TheLemonLemur · 07/02/2026 08:16

Congratulations on your lovely baby and sending hugs the first few weeks are so tough as a single parent. Does baby bring alot of milk back up could they have reflux? Defo try either expressing or formula - Emmas Diary or NHS site has guidance on amounts per baby's weight. My baby loved a nighttime bath it used to settle him for a good few hours sleep xx

District66 · 07/02/2026 08:17

Is the baby’s father not around or available at all as in dead or dangerous?
If neither of those things are the case, he needs to get his arse around to your mother’s house and start helping

Bababear987 · 07/02/2026 08:17

OP I combi feed for this reason and it's great, make a bottle with a few oz in it at night. I know people say theres no proof to it but in my experience and at my baby classes the bottlefed babies sleep better as it takes them a lot longer to digest the formula. Even HV agreed but I feel like theres so much push to BF that people forget about mums health too.
During the day take baby outside and expose to as much natural light as possible, itll help your MH too and helps if they have day/night confused. Use a swaddle, love to dream is amazing!
Can you wear the cot sheet down your top or something so it smells like you and your milk.

Bababear987 · 07/02/2026 08:19

Rora24 · 07/02/2026 08:16

Op has already said mum isn't comfortable giving bottle. She can also express. My breastfed baby takes breastmilk from a bottle.She doesn't need to be afraid of combi feeding but should look at alternatives that will make things easier in the long run.

Maybe her mum can learn how to use a bottle, it's not rocket science, you simply but it in babies mouth and they do the rest, then burp them...

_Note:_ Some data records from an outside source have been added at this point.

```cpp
template <int KSTEPS, int QSETS, int MODE, int KIND>
__global__ __launch_bounds__(256) void pn_knn_mfma_kernel(
    const float* __restrict__ xq, const float* __restrict__ xxq_, int Nq, int Nqp,
    const float* __restrict__ xc, const float* __restrict__ xxc_, int Nc, int Ncp,
    int tiles_per_slice, float* __restrict__ tilemax, const float* __restrict__ tau,
    u64* __restrict__ lists, int* __restrict__ counts, int subcap, KnnPerm perm_c) {
  constexpr bool COLLECT = KIND == 1;
  constexpr bool ARGMAX = KIND == 2;
  constexpr int CP = 2 * KSTEPS;
  constexpr int TILE = CP * 32;
  __shared__ __attribute__((aligned(16))) float lds[2][TILE + 32];
  const int b = blockIdx.z;
// ... 153 lines not shown

__global__ void pn_knn_argmax_final_kernel(const u64* __restrict__ lists, int Nq, int Nqp, int S,
                                           KnnPerm perm_q, KnnIdxOut out_idx) {
  const int b = blockIdx.y;
  const int qp = blockIdx.x * blockDim.x + threadIdx.x;
  if (qp >= Nq) return;
  const u64* l = lists + ((size_t)b * Nqp + qp) * S * 2;
  u64 best = 0;
  for (int i = 0; i < 2 * S; ++i) best = l[i] > best ? l[i] : best;
  out_idx.put((size_t)b * Nq + knn_perm(perm_q, qp), knn_key_index(best));
}

#define KM_TR 16
__global__ __launch_bounds__(256) void pn_knn_tau_kernel(const float* __restrict__ tilemax, int Nq,
                                                         int Nqp, int T, int k,
                                                         float* __restrict__ tau) {
  const int b = blockIdx.y;
  const int wave = threadIdx.x >> 6, lane = threadIdx.x & 63;
  const int q = blockIdx.x * 4 + wave;
  if (q >= Nq) return;
  const float* __restrict__ row = tilemax + ((size_t)b * Nqp + q) * T;
  float v[KM_TR];
  float vmin = __builtin_inff(), vmax = -__builtin_inff();
#pragma unroll
  for (int e = 0; e < KM_TR; ++e) {
    const int t = e * 64 + lane;
    v[e] = t < T ? row[t] : -__builtin_inff();
    if (v[e] > -__builtin_inff()) vmin = fminf(vmin, v[e]);
    vmax = fmaxf(vmax, v[e]);
  }
  for (int t = KM_TR * 64 + lane; t < T; t += 64) {
// ... 14 lines not shown
    const float fm = pn_ord2f(mid);
    int c = 0;
#pragma unroll
    for (int e = 0; e < KM_TR; ++e) c += __builtin_popcountll(__ballot(v[e] >= fm));
    for (int t0 = KM_TR * 64; t0 < T; t0 += 64) {
      const int t = t0 + lane;
      c += __builtin_popcountll(__ballot(t < T && row[t] >= fm));
    }
    if (c >= k) {
      lo = mid;
      if (c <= k + slack) break;
    } else {
      hi = mid;
    }
  }
  if (lane == 0) tau[(size_t)b * Nqp + q] = pn_ord2f(lo);
}

__global__ __launch_bounds__(256) void pn_knn_final_kernel(
    const u64* __restrict__ lists, const int* __restrict__ counts, int Nq, int Nqp, int k, int S,
    int subcap, KnnPerm perm_q, KnnPerm perm_c, KnnIdxOut out_idx,
    float* __restrict__ out_val, int* __restrict__ flags, int* __restrict__ anyflag) {
  __shared__ __attribute__((aligned(16))) uint32_t s_hist[4][256];
  __shared__ u64 s_keys[4][KNN_CAP];
  const int b = blockIdx.y;
  const int wave = threadIdx.x >> 6, lane = threadIdx.x & 63;
  const int qp = blockIdx.x * 4 + wave;
  if (qp >= Nq) return;
  const size_t ql = (size_t)b * Nqp + qp;
  const int qo = knn_perm(perm_q, qp);
  u64* keys = s_keys[wave];
  const int nsub = 2 * S;
// ... 202 lines not shown
  if (kind == 0)
    hipLaunchKernelGGL((pn_knn_mfma_kernel<KSTEPS, QSETS, MODE, 0>), grid, dim3(256), 0, stream, xq,
                       xxq, Nq, Nqp, xc, xxc, Nc, Ncp, tps, tilemax, tau, lists, cnt, subcap, perm_c);
  else if (kind == 1)
    hipLaunchKernelGGL((pn_knn_mfma_kernel<KSTEPS, QSETS, MODE, 1>), grid, dim3(256), 0, stream, xq,
                       xxq, Nq, Nqp, xc, xxc, Nc, Ncp, tps, tilemax, tau, lists, cnt, subcap, perm_c);
  else if (MODE == 2)
    hipLaunchKernelGGL((pn_knn_mfma_kernel<KSTEPS, QSETS, MODE, (MODE == 2 ? 2 : 0)>), grid,
                       dim3(256), 0, stream, xq, xxq, Nq, Nqp, xc, xxc, Nc, Ncp, tps, tilemax, tau,
                       lists, cnt, subcap, perm_c);
}

static int select_run(const KnnPlan& p, const KnnWs& w, int mode, bool self, const float* q,
                      int q_pm, int Nq, const float* c, int c_pm, int Nc, int B, int C, int k,
                      KnnIdxOut out_idx, float* out_val, int* flags_out, char* base,
                      hipStream_t stream, bool approx_value = false) {
  float* xc = (float*)(base + w.xc);
  float* xxc = (float*)(base + w.xxc);
  float* xq = (float*)(base + w.xq);
  float* xxq = (float*)(base + w.xxq);
  float* tilemax = (float*)(base + w.tilemax);
  float* tau = (float*)(base + w.tau);
  int* cnt = (int*)(base + w.cnt);
  int* flags = flags_out ? flags_out : (int*)(base + w.flags);
  int* anyflag = flags_out ? nullptr : flags + (size_t)B * Nq;
  u64* lists = (u64*)(base + w.lists);
  const bool argmax = mode == 2 && k == 1 && out_val == nullptr && out_idx.p != nullptr && !self;
  const KnnPerm perm_c = knn_make_perm(Nc, argmax);
  const KnnPerm perm_q = self ? perm_c : knn_make_perm(Nq, true);

  PN_CHECK_HIP(hipMemsetAsync(flags, 0, ((size_t)B * Nq + (flags_out ? 0 : B)) * 4, stream));
  {
    PN_PROF("knn_prep", stream);
    knn_prep_launch(stream, c, B, C, Nc, p.Cp, p.Ncp, mode, c_pm, perm_c, xc, xxc);
    if (!self) knn_prep_launch(stream, q, B, C, Nq, p.Cp, p.Nqp, mode, q_pm, perm_q, xq, xxq);
  }
  PN_CHECK_LAUNCH();
  const bool x3p1 = !argmax && (approx_value ? knn_x3_pass1(p, 0, true) : knn_x3_pass1(p, mode));
  if (approx_value && !(x3p1 && mode == 2 && out_val && !out_idx.p)) {
    pn_set_error("select_run: the bf16 x 3 value selection needs C <= 128 and Nc >= 2048");
    return PN_ERR_UNSUPPORTED;
  }
  const bool x3p2 = x3p1 && knn_x3_level() >= 2 && self && mode == 0 && out_idx.p && !out_val;
  u32x4* img = (u32x4*)(base + w.img);
  unsigned* xxmax = (unsigned*)(base + w.xxmax);
  float* xpm = x3p2 ? (float*)(base + w.xpm) : nullptr;
  float* xxo = x3p2 ? (float*)(base + w.xxo) : nullptr;
  const float x3A = 4.0f * (float)(p.Cp + 2) * 0x1p-24f;
  const bool centre = x3p2 && knn_x3_centre();
  const float x3Ao = centre ? (float)(p.Cp + 4) * 0x1p-24f : 0.f;
  const int np1 = knn_x3_p1_products(mode, centre);
  const float x3A1 = np1 == 3 ? x3A + 3.1f * 0x1p-16f : x3A;
  const int np2 = (centre && np1 == 3 && getenv("PN_KNN_X3_P2") && atoi(getenv("PN_KNN_X3_P2")) == 3) ? 3 : 6;
  const float x3A2 = np2 == 3 ? x3A1 : x3A;
  float* mu = centre ? (float*)(base + w.mu) : nullptr;
  float* xpc = centre ? (float*)(base + w.xpc) : nullptr;
  float* xxcc = centre ? (float*)(base + w.xxcc) : nullptr;
  float* xxoc = centre ? (float*)(base + w.xxoc) : nullptr;
  unsigned* xxmaxc = centre ? (unsigned*)(base + w.xxmaxc) : nullptr;
  if (x3p1) {
    PN_PROF("knn_x3_image", stream);
    PN_CHECK_HIP(hipMemsetAsync(xxmax, 0, (size_t)B * 8, stream));
    if (centre) {
      hipLaunchKernelGGL(pn_knn_x3_mean_kernel, dim3(p.Cp, B), dim3(256), 0, stream, (const float*)xc, p.Cp, p.Ncp, Nc, mu);
    }
    dim3 ig(p.Ncp / 32, B);
    if (p.ksteps == 32)
      hipLaunchKernelGGL(pn_knn_x3_image_kernel<8>, ig, dim3(256), 0, stream, xc, xxc, p.Ncp, img, xxmax, Nc, perm_c,
                         xpm, xxo, (const float*)mu, xpc, xxcc, xxoc, xxmaxc);
    else if (p.ksteps == 64)
      hipLaunchKernelGGL(pn_knn_x3_image_kernel<16>, ig, dim3(256), 0, stream, xc, xxc, p.Ncp, img, xxmax, Nc, perm_c,
                         xpm, xxo, (const float*)mu, xpc, xxcc, xxoc, xxmaxc);
    else
      hipLaunchKernelGGL(pn_knn_x3_image_kernel<32>, ig, dim3(256), 0, stream, xc, xxc, p.Ncp, img, xxmax, Nc, perm_c,
                         xpm, xxo, (const float*)mu, xpc, xxcc, xxoc, xxmaxc);
    PN_CHECK_LAUNCH();
  }
  const float* xq_a = centre ? (const float*)xpc : (const float*)xq;
  const float* xxq_a = centre ? (const float*)xxcc : (const float*)xxq;
  const float* xxc_a = centre ? (const float*)xxcc : (const float*)xxc;
  const unsigned* xxmax_a = centre ? (const unsigned*)xxmaxc : (const unsigned*)xxmax;
  if (p.fused && x3p2) {
    const char* ne = getenv("PN_KNN_FUSED_NP");
    const int npf = (ne && atoi(ne) == 6) ? 6 : 3;
    const float Af = npf == 3 ? x3A + 3.1f * 0x1p-16f : x3A;
    const int qpw = 128 * p.qsets, ntiles = p.Ncp / 32, subcapf = KNN_CAP / 2;
    dim3 gf(1, pn_cdiv(p.Nqp, qpw), B);
    {
      PN_PROF(p.ksteps == 32 ? "knn_x3_fused_c64" : "knn_x3_fused_wide", stream);
#define KX_GOF(NCH, QS, TPS_, NP_)                                                                                       \
// ... 60 lines not shown
  }
        if (mode == 0 && p.ksteps == 32)
          KX_GO1(8, 2, 0, 2)
        else if (mode == 0 && p.ksteps == 64)
          KX_GO1(16, 1, 0, 1)
        else if (mode == 0)
          KX_GO1(32, 1, 0, 1)
        else if (p.ksteps == 32)
          KX_GO1(8, 2, 2, 2)
        else
          KX_GO1(16, 1, 2, 1)
      }
      PN_CHECK_LAUNCH();
      {
        PN_PROF("knn_tau", stream);
        hipLaunchKernelGGL(pn_knn_tau_kernel, dim3(pn_cdiv(Nq, 4), B), dim3(256), 0, stream,
                           tilemax, Nq, p.Nqp, p.Ncp / 16, k, tau);
        if (!approx_value || np1 == 3)
          hipLaunchKernelGGL(pn_knn_x3_margin_kernel, dim3(pn_cdiv(Nq, 256), B), dim3(256), 0, stream, tau, xxq_a, Nq,
                             p.Nqp, xxmax_a, x3p2 ? x3A2 : x3A, mode, (x3p2 || approx_value) ? 2.0f : 1.0f, x3A1,
                             (const float*)xxq, (const unsigned*)xxmax, x3Ao);
      }
      PN_CHECK_LAUNCH();
      if (approx_value) {
        int tpsv = tps1;
        if (pn_cdiv(ntiles, tpsv) > KX_MAX_SLICES) tpsv = (int)pn_align_up(pn_cdiv(ntiles, KX_MAX_SLICES), 2);
        const int Sv = pn_cdiv(ntiles, tpsv);
        int subcapv = (int)pn_align_up(3 * k / (2 * Sv) + 16, 8);
        if (2 * Sv * subcapv > 2 * p.S * p.subcap) subcapv = (2 * p.S * p.subcap) / (2 * Sv);
        if (2 * Sv * subcapv > KNN_CAP) subcapv = KNN_CAP / (2 * Sv);
        dim3 gv(Sv, pn_cdiv(p.Nqp, qpw), B);
        {
          PN_PROF("sel_x3_pass2_dot", stream);
          if (p.ksteps == 32)
            KX_GO(8, 2, 2, 2, 1, gv, tpsv, subcapv);
          else
// ... 82 lines not shown
        KM_GO(2, 2, 0);
      else if (p.ksteps == 4)
        KM_GO(4, 2, 0);
      else if (p.ksteps == 32)
        KM_GO(32, 2, 0);
      else if (p.ksteps == 64)
        KM_GO(64, 1, 0);
      else
        KM_GO(128, 1, 0);
#undef KM_GO
    }
    PN_CHECK_LAUNCH();
    if (collect == 0) {
      PN_PROF("knn_tau", stream);
      hipLaunchKernelGGL(pn_knn_tau_kernel, dim3(pn_cdiv(Nq, 4), B), dim3(256), 0, stream,
                         tilemax, Nq, p.Nqp, p.Ncp / 16, k, tau);
      PN_CHECK_LAUNCH();
    }
  }
  if (argmax) {
    PN_PROF("knn_final", stream);
    hipLaunchKernelGGL(pn_knn_argmax_final_kernel, dim3(pn_cdiv(Nq, 256), B), dim3(256), 0, stream, lists,
                       Nq, p.Nqp, p.S, perm_q, out_idx);
    PN_CHECK_LAUNCH();
    return PN_OK;
  }
  {
    PN_PROF("knn_final", stream);
    hipLaunchKernelGGL(pn_knn_final_kernel, dim3(pn_cdiv(Nq, 4), B), dim3(256), 0, stream, lists,
                       cnt, Nq, p.Nqp, k, p.S, p.subcap, perm_q, perm_c, out_idx, out_val, flags, anyflag);
  }
// ... 145 lines not shown
  const int tps = pn_cdiv(ntiles, S);
  S = pn_cdiv(ntiles, tps);
  int subcap = (int)pn_align_up(3 * k / (2 * S) + 16, 8);
  if (2 * S * subcap > 2 * p.S * p.subcap) subcap = (2 * p.S * p.subcap) / (2 * S);
  if (2 * S * subcap > KNN_CAP) subcap = KNN_CAP / (2 * S);
  dim3 grid(S, pn_cdiv(Nq, 256), B);
  {
    PN_PROF("sel_h2_pass1_dot", stream);
    hipLaunchKernelGGL(pn_dotsel_h2_kernel<0>, grid, dim3(512), 0, stream, q, Nq, p.Nqp, (const u32x4*)img_c,
                       Nc, p.Ncp, tps, tilemax, (const float*)tau, lists, cnt, subcap);
  }
  PN_CHECK_LAUNCH();
  {
    PN_PROF("knn_tau", stream);
    hipLaunchKernelGGL(pn_knn_tau_kernel, dim3(pn_cdiv(Nq, 4), B), dim3(256), 0, stream, tilemax, Nq, p.Nqp,
                       p.Ncp / 16, k, tau);
  }
  PN_CHECK_LAUNCH();
  {
    PN_PROF("sel_h2_pass2_dot", stream);
    hipLaunchKernelGGL(pn_dotsel_h2_kernel<1>, grid, dim3(512), 0, stream, q, Nq, p.Nqp, (const u32x4*)img_c,
                       Nc, p.Ncp, tps, tilemax, (const float*)tau, lists, cnt, subcap);
  }
  PN_CHECK_LAUNCH();
  {
    PN_PROF("knn_final", stream);
    hipLaunchKernelGGL(pn_knn_final_kernel, dim3(pn_cdiv(Nq, 4), B), dim3(256), 0, stream, lists, cnt, Nq,
                       p.Nqp, k, S, subcap, ident_q, ident_c, KnnIdxOut{nullptr, 0}, out_val, flags, (int*)nullptr);
  }
  PN_CHECK_LAUNCH();
  return PN_OK;
// ... 24 lines not shown
  PN_CHECK_ARG(k >= 1 && k <= KNN_MAXK, "pn_knn: k=%d unsupported (1..%d)", k, KNN_MAXK);
  PN_CHECK_ARG(k <= N, "pn_knn: k=%d exceeds the number of points N=%d", k, N);
  PN_CHECK_ARG(mode == 0 || C == 6, "pn_knn_pn: points+normals metric needs C=6, got %d", C);
  PN_CHECK_ARG(workspace && workspace_bytes >= pn_knn_workspace(B, C, N, k),
               "pn_knn: workspace too small");
  const KnnPlan p = knn_mfma_plan(mode, B, C, N, N, k, false);
  if (!(p.fused && knn_x3_level() >= 2)) {
    const KskPlan sk = ksk_plan(mode, B, C, N, k);
    if (sk.ok) return ksk_run(sk, x, B, C, N, k, idx.p, idx.is32, (char*)workspace, stream);
  }
  if (!p.fast)
    return pn_knn_v1_launch(mode, x, B, C, N, k, idx, workspace, workspace_bytes, stream, nullptr);
  const KnnWs w = knn_mfma_ws(p, B, C, N, k, true, true);
  char* base = (char*)workspace;
  int rc = select_run(p, w, mode, true, x, 0, N, x, 0, N, B, C, k, idx, nullptr, nullptr, base,
                      stream);
  if (rc) return rc;
  PN_PROF("knn_fallback_gate", stream);
  return pn_knn_v1_launch(mode, x, B, C, N, k, idx, base + w.v1,
                          pn_knn_v1_workspace(B, C, N, k, true), stream, (int*)(base + w.flags),
                          (int*)(base + w.flags) + (size_t)B * N);
}

extern "C" int pn_knn_f32(const float* x, int B, int C, int N, int k, int64_t* idx,
                          void* workspace, size_t workspace_bytes, void* stream) {
  return knn_dispatch(0, x, B, C, N, k, KnnIdxOut{idx, 0}, workspace, workspace_bytes, (hipStream_t)stream);
}

extern "C" int pn_knn_pn_f32(const float* x6, int B, int N, int k, int64_t* idx, void* workspace,
                             size_t workspace_bytes, void* stream) {
  return knn_dispatch(1, x6, B, 6, N, k, KnnIdxOut{idx, 0}, workspace, workspace_bytes, (hipStream_t)stream);
}

extern "C" int pn_knn_graph_i32(const float* x, int B, int C, int N, int k, int metric, int32_t* idx,
                                void* workspace, size_t workspace_bytes, void* stream) {
  PN_CHECK_ARG(metric == 0 || metric == 1, "pn_knn_graph_i32: metric %d", metric);
// ... 28 lines not shown
```

parsenet_codebase_amd/csrc/knn_x3.h:

```cpp
#pragma once

template <int NCH>
__host__ __device__ static inline int knx_slot(int r, int q) {
  return r * NCH + (q ^ (NCH == 8 ? ((r >> 1) & 7) : x3_swz(r)));
}

__global__ __launch_bounds__(256) void pn_knn_x3_mean_kernel(const float* __restrict__ xp, int CP, int Np, int N,
                                                             float* __restrict__ mu) {
  __shared__ float red[256];
  const int c = blockIdx.x, b = blockIdx.y, t = threadIdx.x;
  const float* row = xp + ((size_t)b * CP + c) * Np;
  float acc = 0.f;
  for (int j = t; j < N; j += 256) acc += row[j];
  red[t] = acc;
  __syncthreads();
#pragma unroll
  for (int o = 128; o > 0; o >>= 1) {
    if (t < o) red[t] += red[t + o];
    __syncthreads();
  }
  if (t == 0) mu[(size_t)b * CP + c] = red[0] / (float)N;
}
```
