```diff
@@ -339,6 +474,7 @@
   q.N = N;
   const int ntiles = (int)((M + 255) / 256);
   const int g = grid > 0 && grid < ntiles ? grid : ntiles;
-  conv3x3_exp_kernel<<<dim3(g), 512, 0, stream>>>(q);
+  if (sched == 1) conv3x3_exp_kernel<true><<<dim3(g), 512, 0, stream>>>(q);
+  else conv3x3_exp_kernel<false><<<dim3(g), 512, 0, stream>>>(q);
   return (int)hipGetLastError();
 }
```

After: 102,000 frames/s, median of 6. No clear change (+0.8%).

## Add lean persistent wide-conv kernel specialized for activation and pointwise convs

Applied to the files above, without the earlier changes.

Adds a compile-time specialized persistent conv kernel variant where the activation (none or ReLU) and a pointwise (1x1, stride 1, no pad) fast path are template parameters. The pointwise path skips per-tap im2col address and mask setup, and ReLU is applied as a packed bf16 integer max after packing. It is enabled by default through an environment switch, and the 256x128 non-residual tile is excluded from the pointwise path. The cost is more template instantiations and code size, plus separate code paths that must stay numerically consistent with the generic kernel.

```diff
diff --git a/aiko_services_amd/csrc/kernels/conv_wide.hip b/aiko_services_amd/csrc/kernels/conv_wide.hip
--- a/aiko_services_amd/csrc/kernels/conv_wide.hip
+++ b/aiko_services_amd/csrc/kernels/conv_wide.hip
@@ -338,7 +338,8 @@
 }
 
 
-template <int BM, int BN, int WGM, int WGN, int NS, bool RES = false>
+template <int BM, int BN, int WGM, int WGN, int NS, bool RES = false, int ACT = -1, bool PW = false,
+          std::enable_if_t<(ACT < 0), int> = 0>
 __global__ __launch_bounds__(64 * WGM * WGN, 1) void conv_wide_pers_kernel(ConvParams p) {
   constexpr int BK = 64, PPR = 8;
   constexpr int NW = WGM * WGN;
@@ -621,6 +622,327 @@
   }
   asm volatile("s_waitcnt vmcnt(0)" ::: "memory");
 }
+
+__device__ __forceinline__ uint32_t wide_relu2(uint32_t v) {
+  typedef short s16x2 __attribute__((ext_vector_type(2)));
+  const s16x2 r = __builtin_elementwise_max(__builtin_bit_cast(s16x2, v), s16x2{0, 0});
+  return __builtin_bit_cast(uint32_t, r);
+}
+
+template <int BM, int BN, int WGM, int WGN, int NS, bool RES, int ACT, bool PW>
+__device__ __forceinline__ void wide_pers_lean(const ConvParams& p) {
+  static_assert(ACT == 0 || ACT == 1, "none or ReLU");
+  constexpr int BK = 64, PPR = 8;
+  constexpr int NW = WGM * WGN;
+  static_assert(NW == 8, "8 waves");
+  static_assert(NS == 2 || NS == 3, "2- or 3-slot ring");
+  constexpr int D = NS - 1;
+  constexpr int WM = BM / WGM, WN = BN / WGN;
+  constexpr int MI = WM / 16, NI = WN / 16, NP = NI / 2;
+  static_assert(NI % 2 == 0, "channel blocks in pairs");
+  constexpr int RPW = 64 / PPR, RPI = RPW * NW;
+  static_assert(BM % RPI == 0 && BN % RPI == 0, "tile rows in whole DMA pieces");
+  constexpr int APT = BM / RPI, BPT = BN / RPI, PER = APT + BPT;
+  constexpr int NST = MI * NP;
+  constexpr int STAGE_ELEMS = (BM + BN) * BK;
+  constexpr int BIAS_FLOATS = 2048;
+  static_assert(NS * STAGE_ELEMS * 2 + BIAS_FLOATS * 4 <= 160 * 1024 && BIAS_FLOATS % BN == 0, "LDS budget");
+  __shared__ __attribute__((aligned(16))) bf16_t ring[NS * STAGE_ELEMS + BIAS_FLOATS * 2];
+  float* const sbias = reinterpret_cast<float*>(ring + NS * STAGE_ELEMS);
+
+  const int tid = threadIdx.x, lane = tid & 63;
+  const int wave = __builtin_amdgcn_readfirstlane(tid >> 6);
+  const int wr = wave / WGN, wc = wave % WGN;
+  const int ntn = (p.Cout + BN - 1) / BN, ntm = (p.M + BM - 1) / BM;
+  const int G = gridDim.x;
+  const int lid = xcd_remap(blockIdx.x, G);
+  if (lid >= ntm * ntn) return;
+  const int nkb = p.K / BK;
+  const int Gq = G / ntn, Gr = G - Gq * ntn;
+  const int tm0 = lid / ntn, tn0 = lid - tm0 * ntn;
+  auto advance = [&](int& tm, int& tn) __attribute__((always_inline)) {
+    tm += Gq;
+    tn += Gr;
+    if (tn >= ntn) {
+      tn -= ntn;
+      ++tm;
+    }
+  };
+
+  for (int c = tid; c < BIAS_FLOATS; c += 64 * NW) sbias[c] = (p.bias && c < p.Cout) ? p.bias[c] : 0.f;
+  __syncthreads();
+
+  const int lrow = wave * RPW + lane / PPR;
+  const int lp = (lane & 7) ^ (lane >> 3);
+  const __amdgpu_buffer_rsrc_t rx = wide_rsrc(p.x);
+  const __amdgpu_buffer_rsrc_t rw = wide_rsrc(p.w);
+  const __amdgpu_buffer_rsrc_t rx2 = wide_rsrc(p.x2 ? p.x2 : p.x);
+  const __amdgpu_buffer_rsrc_t ry = wide_rsrc(p.y);
+  const __amdgpu_buffer_rsrc_t rr = wide_rsrc(p.res ? p.res : p.y);
+
+  int itm = tm0, itn = tn0, ikb = 0;
+  uint32_t a_off[APT], b_off[BPT];
+  const uint32_t a_lin = (uint32_t)((lrow * p.C + lp * 8) * 2);
+  const uint32_t b_lin = (uint32_t)((lrow * p.K + lp * 8) * 2);
+  int a_base[APT];
+  uint32_t a_mask[APT], a2_off[APT];
+  int cur_tap = -1, iss_tap = 0, iss_c = 0, iss_r = 0, iss_s = 0;
+  const int K1 = p.x2 ? p.K1 : p.K;
+  const int HoWo = p.Ho * p.Wo;
+  auto setup_issue = [&]() __attribute__((always_inline)) {
+    const int m0 = itm * BM, n0 = itn * BN;
+    if constexpr (PW) {
+      const int rows = p.M - m0 - lrow;
+#pragma unroll
+      for (int i = 0; i < APT; ++i)
+        a_off[i] = RPI * i < rows ? a_lin + (uint32_t)(m0 + RPI * i) * (uint32_t)(p.C * 2) : kWideOOB;
+    } else {
+#pragma unroll
+      for (int i = 0; i < APT; ++i) {
+        const int m = m0 + lrow + RPI * i;
+        a_mask[i] = 0u;
+        a_base[i] = 0;
+        a2_off[i] = kWideOOB;
+        a_off[i] = kWideOOB;
+        if (m < p.M) {
+          const int img = fdiv(m, p.mHoWo, p.lHoWo);
+          const int rem = m - img * HoWo;
+          const int oh = fdiv(rem, p.mWo, p.lWo);
+          const int ow = rem - oh * p.Wo;
+          const int ih0 = oh * p.stride - p.pad, iw0 = ow * p.stride - p.pad;
+          a_base[i] = (((img * p.H + ih0) * p.W + iw0) * p.C + lp * 8) * 2;
+          const int r_lo = max(0, -ih0), r_hi = min(p.R, p.H - ih0);
+          const int s_lo = max(0, -iw0), s_hi = min(p.S, p.W - iw0);
+          const uint32_t mr = r_hi > r_lo ? ((1u << r_hi) - 1u) & ~((1u << r_lo) - 1u) : 0u;
+          const uint32_t ms = s_hi > s_lo ? ((1u << s_hi) - 1u) & ~((1u << s_lo) - 1u) : 0u;
+          a_mask[i] = mr | (ms << 16);
+          a2_off[i] = (uint32_t)((((img * p.H2 + oh * p.stride2) * p.W2 + ow * p.stride2) * p.C2 + lp * 8) * 2);
+        }
+      }
+      cur_tap = -1;
+      iss_tap = iss_c = iss_r = iss_s = 0;
+    }
+    const int cols = p.Cout - n0 - lrow;
+#pragma unroll
+    for (int i = 0; i < BPT; ++i)
+      b_off[i] = RPI * i < cols ? b_lin + (uint32_t)(n0 + RPI * i) * (uint32_t)(p.K * 2) : kWideOOB;
+  };
+  auto issue_next = [&](auto slot_tag) __attribute__((always_inline)) {
+    constexpr int SLOT = decltype(slot_tag)::value;
+    if (itm >= ntm) return false;
+    bf16_t* Xs = ring + SLOT * STAGE_ELEMS;
+    bf16_t* Ws = Xs + BM * BK;
+    const int k0 = ikb * BK;
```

Expressing isnt for everyone and is a lot of work in itself. I breastfeed, pump and give formula and pumping is my least favourite.

Iawn · 07/02/2026 08:20

hey it’s tough, i had a baby like this i didn’t go down the formula route i felt it wouldn’t help things, it’s unfortunately a phase. i found ‘safe ‘co sleeping going to bed really early with the baby and having co sleeping naps throughout the day the thing which helped keep some sanity. my husband didn’t help at night was 6 months of semi exhaustion. but everyone jumping on saying formula helps is not particularly helpful some baby’s are just like this. my second ws not. doesn’t help drs don’t really take it seriously reflux. i hope you get some rest. don’t worry about getting dressed doing anything your in the trenches it gets easier www.lullabytrust.org.uk/baby-safety/safer-sleep-information/co-sleeping/

Jrisix · 07/02/2026 08:22

Bed sharing will probably be safer than looking after a baby on no sleep. Definitely safer than falling asleep with baby on a chair or sofa. I live in a European country outside the UK and hardly anyone puts their baby in a cot, but they are very conscious of the safety guidance for co sleeping.